For a single-column partition that has COLUMN format (that is, its physical rows are containers), a column partition value is the same as a column value and can have either a fixed or a variable length.

For a multicolumn partition with COLUMN format, a column partition value has a structure similar to a regular row, containing presence and compression bits as 0 or more bytes, offsets to variable-length column values, the values of its fixed-length columns, the values of its uncompressed columns, and the values of its variable-length columns.

A container does not include:

  • A row length because the length of a column partition value is handled separately
  • An internal partition number
  • A hash bucket
  • A uniqueness value
  • Presence or compression bits
  • First presence bit

Teradata Database applies user-specified compression within the multicolumn column partition value and might apply autocompression to the column partition value as a whole.

Column partition values for a single-column or multicolumn column partition can have either fixed or variable length. If the column partition value has variable length, the length is not part of the column partition value. Instead, the length is specified in the container row by a preceding length field or by using the difference between offsets if the column partition value is in the local value-list dictionary.

A container includes other information such as offsets to the beginning of the series of column partition values.

Containers and Autocompression

A container with autocompression includes:

  • 2 bytes are used as an offset to the compression bits.
  • 1 or more bytes indicate the autocompression types and their arguments for the container.
  • 1 or more bytes of autocompression bits, depending on the number of column partition values and the autocompression type.
  • 0 or more bytes are used for a local value-list dictionary.
  • 0 or more bytes are used for present column partition values.

A container without autocompression uses 0 or more bytes for present column partition values.
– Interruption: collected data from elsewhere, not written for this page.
@@ -83,18 +95,27 @@
         for (int m = 0; m < TM2; ++m)
 #pragma unroll
             for (int qd = 0; qd < 4; ++qd)
-                a2[m][qd] = *reinterpret_cast<const f32x4*>(w2 + (long)(((ht * TM2 + m) * 4 + qd) * 256));
+                a2[m][qd] = *(const gf32x4h*)(w2 + (long)(((ht * TM2 + m) * 4 + qd) * 256));
         f32x4 bs[4];
 #pragma unroll
         for (int qd = 0; qd < 4; ++qd)
-            bs[qd] = *reinterpret_cast<const f32x4*>(h.bias1 + ht * 32 + 8 * qd + 4 * fk);
+            bs[qd] = *(const gf32x4h*)(h.bias1 + ht * 32 + 8 * qd + 4 * fk);
+        __builtin_amdgcn_sched_barrier(0);
 #pragma unroll
         for (int k = 0; k < KS; ++k) {
+            const f32x4 xb = xn;
+            xn = *reinterpret_cast<const f32x4*>(xs + xrow + ((k + 1) % KS) * 32);
             aload((k + AHEAD) % RING, it * KS + k + AHEAD);
             const f32x4 a = fa[k % RING];
 #pragma unroll
             for (int e = 0; e < 4; ++e)
-                acc1 = __builtin_amdgcn_mfma_f32_32x32x2f32(a[e], xb[k][e], acc1, 0, 0, 0);
+                acc1 = __builtin_amdgcn_mfma_f32_32x32x2f32(a[e], xb[e], acc1, 0, 0, 0);
+            __builtin_amdgcn_sched_group_barrier(0x008, 1, 0);
+            __builtin_amdgcn_sched_group_barrier(0x100, 1, 0);
+            __builtin_amdgcn_sched_group_barrier(0x008, 1, 0);
+            __builtin_amdgcn_sched_group_barrier(0x020, 1, 0);
+            __builtin_amdgcn_sched_group_barrier(0x008, 2, 0);
+            __builtin_amdgcn_sched_barrier(0);
         }
 #pragma unroll
         for (int r = 0; r < 16; ++r) {
@@ -108,57 +129,66 @@
                 acc2[m] = __builtin_amdgcn_mfma_f32_32x32x2f32(a2[m][r >> 2][r & 3], acc1[r], acc2[m], 0, 0, 0);
     }
 
+    f32x4 b2[TM2], sl2[TM2];
+#pragma unroll
+    for (int j = 0; j < TM2; ++j) {
+        const int m = 32 * j + dq, mc = m < q.Cout ? m : 0;
+        b2[j] = *(const gf32x4h*)(q.bias + mc);
+        sl2[j] = f32x4{ q.act_slope, q.act_slope, q.act_slope, q.act_slope };
+        if (q.alpha)
+            sl2[j] = *(const gf32x4h*)(q.alpha + mc);
+    }
 #pragma unroll
     for (int m = 0; m < TM2; ++m)
 #pragma unroll
         for (int qd = 0; qd < 4; ++qd)
             *reinterpret_cast<f32x4*>(&red[wave][m][qd][lane][0]) = f32x4{ acc2[m][4 * qd], acc2[m][4 * qd + 1], acc2[m][4 * qd + 2], acc2[m][4 * qd + 3] };
     lds_barrier();
-    if (wave >= TM2)
-        return;
-    const int np = n0 + n;
-    const bool pix_ok = np < q.npix;
-    const int nc = min(np, q.npix - 1);
-    const int b = nc / OHW, rem = nc - b * OHW;
-    const int oy = rem / q.OW, ox = rem - oy * q.OW;
-    const long ooff = q.out.p ? tvh_off(q.out, b, oy, ox) : 0;
-    const bool out_vec = q.out.p && ((q.out.coff | q.out.cs) & 3) == 0;
-#pragma unroll
-    for (int qd = 0; qd < 4; ++qd) {
-        f32x4 sum = *reinterpret_cast<const f32x4*>(&red[0][wave][qd][lane][0]);
+    f32x4 v[TM2];
+#pragma unroll
+    for (int j = 0; j < TM2; ++j) {
+        f32x4 sum = *reinterpret_cast<const f32x4*>(&red[0][j][wave][lane][0]);
 #pragma unroll
         for (int w = 1; w < 4; ++w)
-            sum += *reinterpret_cast<const f32x4*>(&red[w][wave][qd][lane][0]);
-        const int m = wave * 32 + 8 * qd + 4 * fk;
-        if (pix_ok && m < q.Cout) {
-            const bool full = m + 3 < q.Cout;
-            const f32x4 b2 = *reinterpret_cast<const f32x4*>(q.bias + m);
-            f32x4 sl = { q.act_slope, q.act_slope, q.act_slope, q.act_slope };
-            if (q.alpha)
-                sl = *reinterpret_cast<const f32x4*>(q.alpha + m);
-            float v[4];
-#pragma unroll
-            for (int e = 0; e < 4; ++e) {
-                const float x = sum[e] + b2[e];
-                v[e] = x > 0.f ? fminf(x, q.act_hi) : x * sl[e];
-            }
-            if (q.out.p) {
-                if (full && out_vec)
-                    *reinterpret_cast<f32x4*>(q.out.p + ooff + m) = f32x4{ v[0], v[1], v[2], v[3] };
-                else {
-#pragma unroll
-                    for (int e = 0; e < 4; ++e)
+            sum += *reinterpret_cast<const f32x4*>(&red[w][j][wave][lane][0]);
+#pragma unroll
+        for (int e = 0; e < 4; ++e) {
+            const float x = sum[e] + b2[j][e];
+            v[j][e] = x > 0.f ? fminf(x, q.act_hi) : x * sl2[j][e];
+        }
+    }
+    if (q.out.p) {
+        gfloath* const op = (gfloath*)q.out.p + ooff;
+        if (out_vec) {
+#pragma unroll
+            for (int j = 0; j < TM2; ++j) {
+                const int m = 32 * j + dq;
+                if (pix_ok && m + 3 < q.Cout)
+                    *reinterpret_cast<gf32x4h*>(op + m) = v[j];
+                else if (pix_ok) {
+#pragma unroll
+                    for (int e = 0; e < 3; ++e)
                         if (m + e < q.Cout)
-                            q.out.p[ooff + m + e] = v[e];
+                            op[m + e] = v[j][e];
                 }
             }
-            if (q.out_f32) {
+        } else {
+#pragma unroll
+            for (int j = 0; j < TM2; ++j)
 #pragma unroll
                 for (int e = 0; e < 4; ++e)
-                    if (m + e < q.Cout)
-                        q.out_f32[((long)b * q.Cout + m + e) * OHW + rem] = v[e];
-            }
-        }
+                    if (pix_ok && 32 * j + dq + e < q.Cout)
+                        op[32 * j + dq + e] = v[j][e];
+        }
+    }
+    if (q.out_f32) {
+        gfloath* const fp = (gfloath*)q.out_f32 + foff;
+#pragma unroll
+        for (int j = 0; j < TM2; ++j)
+#pragma unroll
+            for (int e = 0; e < 4; ++e)
+                if (pix_ok && 32 * j + dq + e < q.Cout)
+                    fp[(long)(32 * j + dq + e) * OHW] = v[j][e];
     }
 }
 
diff --git a/hyperpose_amd/csrc/conv_fp32.hip b/hyperpose_amd/csrc/conv_fp32.hip
--- a/hyperpose_amd/csrc/conv_fp32.hip
+++ b/hyperpose_amd/csrc/conv_fp32.hip
@@ -14,6 +14,8 @@
 typedef float f32x4 __attribute__((ext_vector_type(4)));
 typedef __attribute__((address_space(1))) float gfloat;
 typedef __attribute__((address_space(1))) f32x4 gf32x4;
+typedef __attribute__((address_space(1))) unsigned char guchar;
+typedef __attribute__((address_space(1), aligned(1))) unsigned gu32_any;
 
 __device__ __forceinline__ float act32(float v, int act, float param, float alpha)
 {
@@ -742,45 +744,110 @@
 }
 
 __device__ unsigned g_first_conv_verify[4];
-__global__ __launch_bounds__(256) void first_conv32_kernel(const first_conv32_params p, int tiles_x, int tiles_y, int TH, int GP, int verify)
+template <int KH_, int KW_, int S_, bool VERIFY>
+__global__ __launch_bounds__(256) void first_conv32_kernel(const first_conv32_params p, int tiles_x, int tiles_y, int TH, int GP)
 {
     extern __shared__ __attribute__((aligned(16))) float s_w32[];
+    constexpr bool FIX = KH_ != 0;
     constexpr int TW = 8, PX = 4;
-    const int G = (p.Cout + 7) / 8, CP = G * 8, taps = p.KH * p.KW;
-    const int IH = (TH - 1) * p.stride + p.KH, IW = (TW - 1) * p.stride + p.KW;
+    const int KH = FIX ? KH_ : p.KH, KW = FIX ? KW_ : p.KW, stride = FIX ? S_ : p.stride;
+    const int G = (p.Cout + 7) / 8, CP = G * 8, taps = KH * KW;
+    const int IH = (TH - 1) * stride + KH, IW = (TW - 1) * stride + KW;
+    const int PITCH = FIX ? (IW * 3 + 3) / 4 * 4 : IW * 3;
     float* const s_x = s_w32 + taps * 3 * CP;
     int t = blockIdx.x;
     const int tx = t % tiles_x;
     t /= tiles_x;
     const int ty = t % tiles_y, b = t / tiles_y;
     const int oy0 = ty * TH, ox0 = tx * TW;
-    const int iy0 = oy0 * p.stride - p.pad_t, ix0 = ox0 * p.stride - p.pad_l;
-    for (int i = threadIdx.x; i < taps * 3 * CP; i += 256) {
-        const int co = i % CP, tc = i / CP;
-        s_w32[i] = co < p.Cout ? p.w[(size_t)co * taps * 3 + tc] : 0.f;
-    }
-    for (int i = threadIdx.x; i < IH * IW; i += 256) {
-        const int py = i / IW, px = i - py * IW;
-        const int iy = iy0 + py, ix = ix0 + px;
-        float v[3] = { 0.f, 0.f, 0.f };
-        if (iy >= 0 && iy < p.H && ix >= 0 && ix < p.W) {
-            if (p.in_u8) {
-                const uint8_t* q = p.in_u8 + (((size_t)b * p.H + iy) * p.W + ix) * 3;
-#pragma unroll
-                for (int c = 0; c < 3; ++c)
-                    v[c] = ((float)((double)q[p.flip_rb ? 2 - c : c] * p.factor) - p.mean[c]) * p.inv_std[c];
-            } else {
-#pragma unroll
-                for (int c = 0; c < 3; ++c)
-                    v[c] = (p.in_f32[(((size_t)b * 3 + c) * p.H + iy) * p.W + ix] - p.mean[c]) * p.inv_std[c];
-            }
-        }
-        s_x[i * 3] = v[0], s_x[i * 3 + 1] = v[1], s_x[i * 3 + 2] = v[2];
+    const int iy0 = oy0 * stride - p.pad_t, ix0 = ox0 * stride - p.pad_l;
+    const float mean0 = p.mean[0], mean1 = p.mean[1], mean2 = p.mean[2], istd0 = p.inv_std[0], istd1 = p.inv_std[1], istd2 = p.inv_std[2];
+    const auto stage_pixels = [&]() {
+        for (int i = threadIdx.x; i < IH * IW; i += 256) {
+            const int py = i / IW, px = i - py * IW;
+            const int iy = iy0 + py, ix = ix0 + px;
+            float v[3] = { 0.f, 0.f, 0.f };
+            if (iy >= 0 && iy < p.H && ix >= 0 && ix < p.W) {
+                if (p.in_u8) {
+                    const uint8_t* q = p.in_u8 + (((size_t)b * p.H + iy) * p.W + ix) * 3;
+#pragma unroll
+                    for (int c = 0; c < 3; ++c)
+                        v[c] = ((float)((double)q[p.flip_rb ? 2 - c : c] * p.factor) - p.mean[c]) * p.inv_std[c];
+                } else {
+#pragma unroll
+                    for (int c = 0; c < 3; ++c)
+                        v[c] = (p.in_f32[(((size_t)b * 3 + c) * p.H + iy) * p.W + ix] - p.mean[c]) * p.inv_std[c];
+                }
+            }
+            float* const d = s_x + py * PITCH + px * 3;
+            d[0] = v[0], d[1] = v[1], d[2] = v[2];
+        }
+    };
+    if constexpr (FIX) {
+        constexpr int TC = KH_ * KW_ * 3, UN = 4;
+        constexpr int IWc = (TW - 1) * S_ + KW_, RB = IWc * 3, NW = (RB + 3) / 4;
+        const int nwt = TC * CP, nwords = p.in_u8 ? IH * NW : 0;
+        const int vlo = max(0, -ix0) * 3, vhi = min(IWc, p.W - ix0) * 3;
+        const long total = (long)p.B * p.H * p.W * 3;
+        const gfloat* const gw = (const gfloat*)p.w;
+        const guchar* const gin = (const guchar*)p.in_u8;
+        for (int base = threadIdx.x; base < max(nwt, nwords); base += 256 * UN) {
+            float wv[UN];
+            unsigned pw[UN] = { 0, 0, 0, 0 };
+            int sh[UN] = { 0, 0, 0, 0 };
+#pragma unroll
+            for (int u = 0; u < UN; ++u)
+                wv[u] = gw[min(base + u * 256, nwt - 1)];
+            if (nwords) {
+#pragma unroll
+                for (int u = 0; u < UN; ++u) {
+                    const int i = min(base + u * 256, nwords - 1), py = i / NW, e0 = (i - py * NW) * 4, iy = iy0 + py;
+                    const bool row_ok = iy >= 0 && iy < p.H;
+                    const long want = row_ok ? (((long)b * p.H + iy) * p.W + ix0) * 3 + e0 : 0;
+                    const long at = want < 0 ? 0 : want > total - 4 ? total - 4 : want;
+                    pw[u] = *(const gu32_any*)(gin + at);
+                    sh[u] = (int)(want - at) * 8;
+                }
+            }
+            __builtin_amdgcn_sched_barrier(0);
+#pragma unroll
+            for (int u = 0; u < UN; ++u) {
+                const int i = base + u * 256, co = i / TC, tc = i - co * TC;
+                if (i < nwt)
+                    s_w32[tc * CP + co] = wv[u];
+            }
+#pragma unroll
+            for (int u = 0; u < UN; ++u) {
+                const int i = base + u * 256, py = i / NW, e0 = (i - py * NW) * 4, iy = iy0 + py;
+                const bool row_ok = iy >= 0 && iy < p.H;
+                if (i >= nwords)
+                    continue;
+                const unsigned wd = sh[u] >= 0 ? pw[u] >> (sh[u] & 31) : pw[u] << (-sh[u] & 31);
+#pragma unroll
+                for (int k = 0; k < 4; ++k) {
+                    const int e = e0 + k;
+                    if (e >= RB)
+                        break;
+                    const int px = e / 3, sc = e - px * 3, c = p.flip_rb ? 2 - sc : sc;
+                    const float mean = c == 0 ? mean0 : c == 1 ? mean1 : mean2, istd = c == 0 ? istd0 : c == 1 ? istd1 : istd2;
+                    const float v = ((float)((double)((wd >> (8 * k)) & 255u) * p.factor) - mean) * istd;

A container can exist without autocompression because:

  • You specified NO AUTO COMPRESS for the column partition when you created the table or join index.
  • No autocompression types are applicable for the column partition values of the container.
Whether a column partitioning level defaults to AUTO COMPRESS or NO AUTO COMPRESS depends on the setting of the AutoCompressDefault cost profile. See SQL Request and Transaction Processing for further information about AutoCompressDefault.

Row Structure for Containers (COLUMN Format)

Teradata Database packs column partition values into a container up to a system-determined limit and then packs the next set of column partition values into a new container. The column partition values within a container must be in the same combined partition to be packed into that container.

A column partition represents one or more table columns of a table. A column partition that has COLUMN format is represented as a series of containers that hold the column partition values of the column partition.

A container consists of a header and column partition values followed by autocompression bits at the end, with free space in between.The free space is allocated in such a way that column partition values and autocompression bits can grow toward each other using the free space without moving around the values and changing the row size.

A newly constructed container in memory starts at the maximum allowed size and, therefore, a large free space. Once it either fills up or there are no more column partition values to add for the current DML request, the container can be reduced in size as described later, and it is then written to disk. If there are still more column partition values to add for this request, Teradata Database starts a new container in memory.

When new column partition values arrive to be appended for a subsequent DML request and there is a last container for the combined partition in which the column partition values are to be appended, and subsequently insufficient free space is available for appending the next new column partition value in this last container, and the container was reduced in size when last written as described later, Teradata Database expands the container in memory to its maximum allowable size if that would enable a column partition value to be added. If the container becomes full, it can be reduced in size as described later, and it is then written to disk. The process begins again with a new container.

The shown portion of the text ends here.